• **WHAT IS REQUIRED**
Lines from the line with "const bool resume = STREAM && a.resume;" to the line with "for (int e = tid; e < 2" in the entries below, and only those, must be output exactly, with both ends included.

DATASET EXCERPTS Start Marker

template <class T, bool GA, bool STREAM, bool POOL = false>
__device__ __forceinline__ void decode_body(const Bl6Args& a, float* lds) {
    constexpr bool EXT = T::EXT;
    static_assert(!STREAM || EXT, "streamed chunks run the extended mode");
    constexpr bool grpA = GA;
    const int tid = threadIdx.x, b = POOL ? 0 : blockIdx.x;
    __builtin_assume(GA ? tid < NG : tid >= NG);
    const int tg = tid & (NG - 1);
    const float* __restrict__ P = a.P;
    const int U = a.U;
    const int s0 = STREAM ? a.step0 : 0;
    const bool resume = STREAM && a.resume;
    const int fb0 = STREAM ? s0 / U : 0;

    for (int e = tid; e < T::o_end; e += NT) lds[e] = 0.f;
    __syncthreads();
    for (int e = tid; e < L * 2 * H; e += NT) {
        lds[T::o_bx + e] = P[a.y.bx + e];
        const float bd = P[a.y.bd + e];
        lds[T::o_bd + e] = bd;
        lds[T::o_old + e] = bd;
    }
    for (int e = tid; e < U; e += NT) lds[T::o_wup + e] = P[a.y.wup + e];
    for (int e = tid; e < H; e += NT) lds[T::o_cz + e] = P[a.y.cb + e];
    for (int e = tid; e < S; e += NT) lds[T::o_bias + e] = P[a.y.bsk + e];
    for (int e = tid; e < O1; e += NT) lds[T::o_bias + S + e] = P[a.y.b1 + e];
    for (int e = tid; e < 2 * H; e += NT) { lds[T::o_cz + H + e] = P[a.y.cv + e]; lds[T::o_cz + 3 * H + e] = P[a.y.cc + e]; }
    for (int e = tid; e < T::NO * S; e += NT) lds[T::o_w2 + e] = P[a.y.w2 + (size_t)(e / S) * r4(S) + (e % S)];
    for (int e = tid; e < T::NO; e += NT) lds[T::o_w2 + T::NO * S + e] = P[a.y.b2 + e];
    for (int e = tid; e < 8 * O1 * 16; e += NT) lds[T::o_w1 + e] = P[a.y.w12 + e];
    const __amdgpu_buffer_rsrc_t condr =
        make_rsrc(a.cond + (size_t)b * a.Tf * a.N, (unsigned)((size_t)a.Tf * a.N * sizeof(float)));
    auto load_frame = [&](int fr) {
        float* dst = lds + T::o_gp + (fr & 1) * T::PF;
#pragma unroll
        for (int it = 0; it < (T::PF / 4 + NT - 1) / NT; ++it) {
            const int e4 = it * NT + tid;
            if (e4 < T::PF / 4)
                *reinterpret_cast<float4*>(dst + 4 * e4) =
                    buf_ld4(condr, (unsigned)tid * 16u, (unsigned)(fr * a.N * 4 + it * NT * 16));
        }
    };
    for (int fr = fb0; fr < fb0 + 2 && fr < a.Tf; ++fr) load_frame(fr);
    constexpr int NWR = grpA ? L : L - 1;
    float wreg[NWR][2][16];
    {
        const int o = tg >> 2, p = tg & 3, k = grpA ? 1 : 0;
#pragma unroll
        for (int l = 0; l < L; ++l)
#pragma unroll
            for (int r = 0; r < 2; ++r) {
                const float4* src = reinterpret_cast<const float4*>(P + a.y.wd + (((size_t)l * 2 * H + o + r * H) * 2 + k) * H + 16 * p);
#pragma unroll
                for (int v = 0; v < 4; ++v) {
                    const float4 t = src[v];
                    if (l == L - 1 && !grpA) {
                        *reinterpret_cast<float4*>(lds + T::o_wl + ((r * 4 + v) * NG + tg) * 4) = t;
                    } else {
                        float (&wr)[16] = wreg[l < NWR ? l : 0][r];
                        wr[4 * v] = t.x; wr[4 * v + 1] = t.y; wr[4 * v + 2] = t.z; wr[4 * v + 3] = t.w;
                    }
                }
            }
    }
    __syncthreads();
    const float* sess_b = STREAM ? a.sess + (size_t)b * T::sess_floats : nullptr;
    int tcp = tid;
    asm volatile("" : "+v"(tcp));
    if (resume) {
        for (int e = tcp; e < T::ring_off(L); e += NT) lds[T::o_ring + e] = sess_b[e];
        for (int e = tcp; e < 2 * L * 2 * H; e += NT) lds[T::o_old + e] = sess_b[T::sess_old + e];
        __syncthreads();
    }

    int fb = fb0, tb0 = fb0 * U;
    const int n_pro = RF;
    auto cond_taps = [&](int q, float& wj, int& pb) {
        const int t0 = q - RF;
        const int tlo = t0 < 0 ? 0 : t0;
        if (tlo >= tb0 + U) {
            fb += 1; tb0 += U;
            if (fb + 1 < a.Tf) load_frame(fb + 1);
        }
        int rel = tlo - tb0;
        int fsel = fb;
        if (rel >= U) { rel -= U; fsel = fb + 1; }
        rel = rel < U ? rel : U - 1;
        wj = lds[T::o_wup + rel];
        pb = (fsel & 1) * T::PF;
    };

    auto input_seed = [&](int q) {
        if (tid < H) {
            const int o = tid;
            float acc = c_b;
#pragma unroll
            for (int k = 0; k < 2; ++k) {
                const int r = q - (1 - k);
                if (r >= 0) acc += fmaf(k ? c_v1 : c_v0, 0.f, k ? c_c1 : c_c0);
            }
            lds[T::o_ring + (q & 1) * H + o] = ssign(acc);
        }
    };
    float win[T::WN];
#pragma unroll
    for (int k = 0; k < T::WN; ++k) win[k] = 0.f;
    if (EXT && a.seed) win[T::WN - 1] = reinterpret_cast<const float*>(a.seed)[b];
    if (resume) {
#pragma unroll
        for (int k = 0; k < T::WN; ++k) win[k] = sess_b[T::sess_win + k];
    }
    const int wv = __builtin_amdgcn_readfirstlane(tg >> 6);
    float kcb = 0.f, kv0 = 0.f, kv1 = 0.f, kc0 = 0.f, kc1 = 0.f;
    if (grpA) { const int o = tg & (H - 1); kcb = c_b; kv0 = c_v0; kv1 = c_v1; kc0 = c_c0; kc1 = c_c1; }
    auto h0_row = [&](int qn) -> int {
        return wv == 0 ? T::o_ring + (qn & 1) * H : T::o_h0w + (wv - 1) * H;
    };
    auto input_gen = [&](int row) {
        if constexpr (grpA) {
            float acc = kcb;
            acc += fmaf(kv0, win[T::WN - 2], kc0);
            acc += fmaf(kv1, win[T::WN - 1], kc1);
            lds[row + (tg & (H - 1))] = ssign(acc);
            lds_fence_compiler();
        }
    };
    float e_next = 0.f;
    auto noise_load = [&](int c) {
        const int step = c * T::NZC + tid - 64;
        if (step < a.n_steps) e_next = a.noise[(size_t)b * a.n_steps + step];
    };
    auto noise_chunk = [&](int c) {
        if (grpA && tid >= 64 && tid < 128) {
            const int k = tid - 64, step = c * T::NZC + k;
            if (step < a.n_steps) {
                const float e = EXT ? swn_noise_laplace_at(a.nz, b, step, s0 + step, 0, a.n_steps, 1) : e_next;
                const float sg = (e > 0.f) ? 1.f : ((e < 0.f) ? -1.f : 0.f);
                lds[T::o_tnz + (c & (T::NZB - 1)) * T::NZC + k] = sg * log1pf(-2.f * fabsf(e));
            }
            if (!EXT) noise_load(c + 1);
        }
    };
    if (!EXT && grpA && tid >= 64 && tid < 128) noise_load(0);
    noise_chunk(0);
    noise_chunk(1);

    const __amdgpu_buffer_rsrc_t wsk2 = make_rsrc(P + a.y.wsk2, (unsigned)(L * S * 64 * sizeof(float)));
    constexpr bool NEWFORM = !EXT && T::LPC == 0;
    constexpr int RES = (grpA || !NEWFORM) ? -1 : SWN_RES_SLICE;
    static_assert(RES == -1 || RES == 0 || RES == L - 1, "the first or the last slice");
    float4 wres[8];
    if constexpr (RES == 0) skip_issue_b<0>(wsk2, wres, tg, 0u);
    if constexpr (RES == L - 1) skip_issue_b<L - 1>(wsk2, wres, tg, 0u);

DATASET EXCERPTS End Marker

• **RESPONSE TO THE TASK**
    const bool resume = STREAM && a.resume;
    const int fb0 = STREAM ? s0 / U : 0;

    for (int e = tid; e < T::o_end; e += NT) lds[e] = 0.f;
    __syncthreads();
    for (int e = tid; e < L * 2 * H; e += NT) {
        lds[T::o_bx + e] = P[a.y.bx + e];
        const float bd = P[a.y.bd + e];
        lds[T::o_bd + e] = bd;
        lds[T::o_old + e] = bd;
    }
    for (int e = tid; e < U; e += NT) lds[T::o_wup + e] = P[a.y.wup + e];
    for (int e = tid; e < H; e += NT) lds[T::o_cz + e] = P[a.y.cb + e];
    for (int e = tid; e < S; e += NT) lds[T::o_bias + e] = P[a.y.bsk + e];
    for (int e = tid; e < O1; e += NT) lds[T::o_bias + S + e] = P[a.y.b1 + e];
    for (int e = tid; e < 2 * H; e += NT) { lds[T::o_cz + H + e] = P[a.y.cv + e]; lds[T::o_cz + 3 * H + e] = P[a.y.cc + e]; }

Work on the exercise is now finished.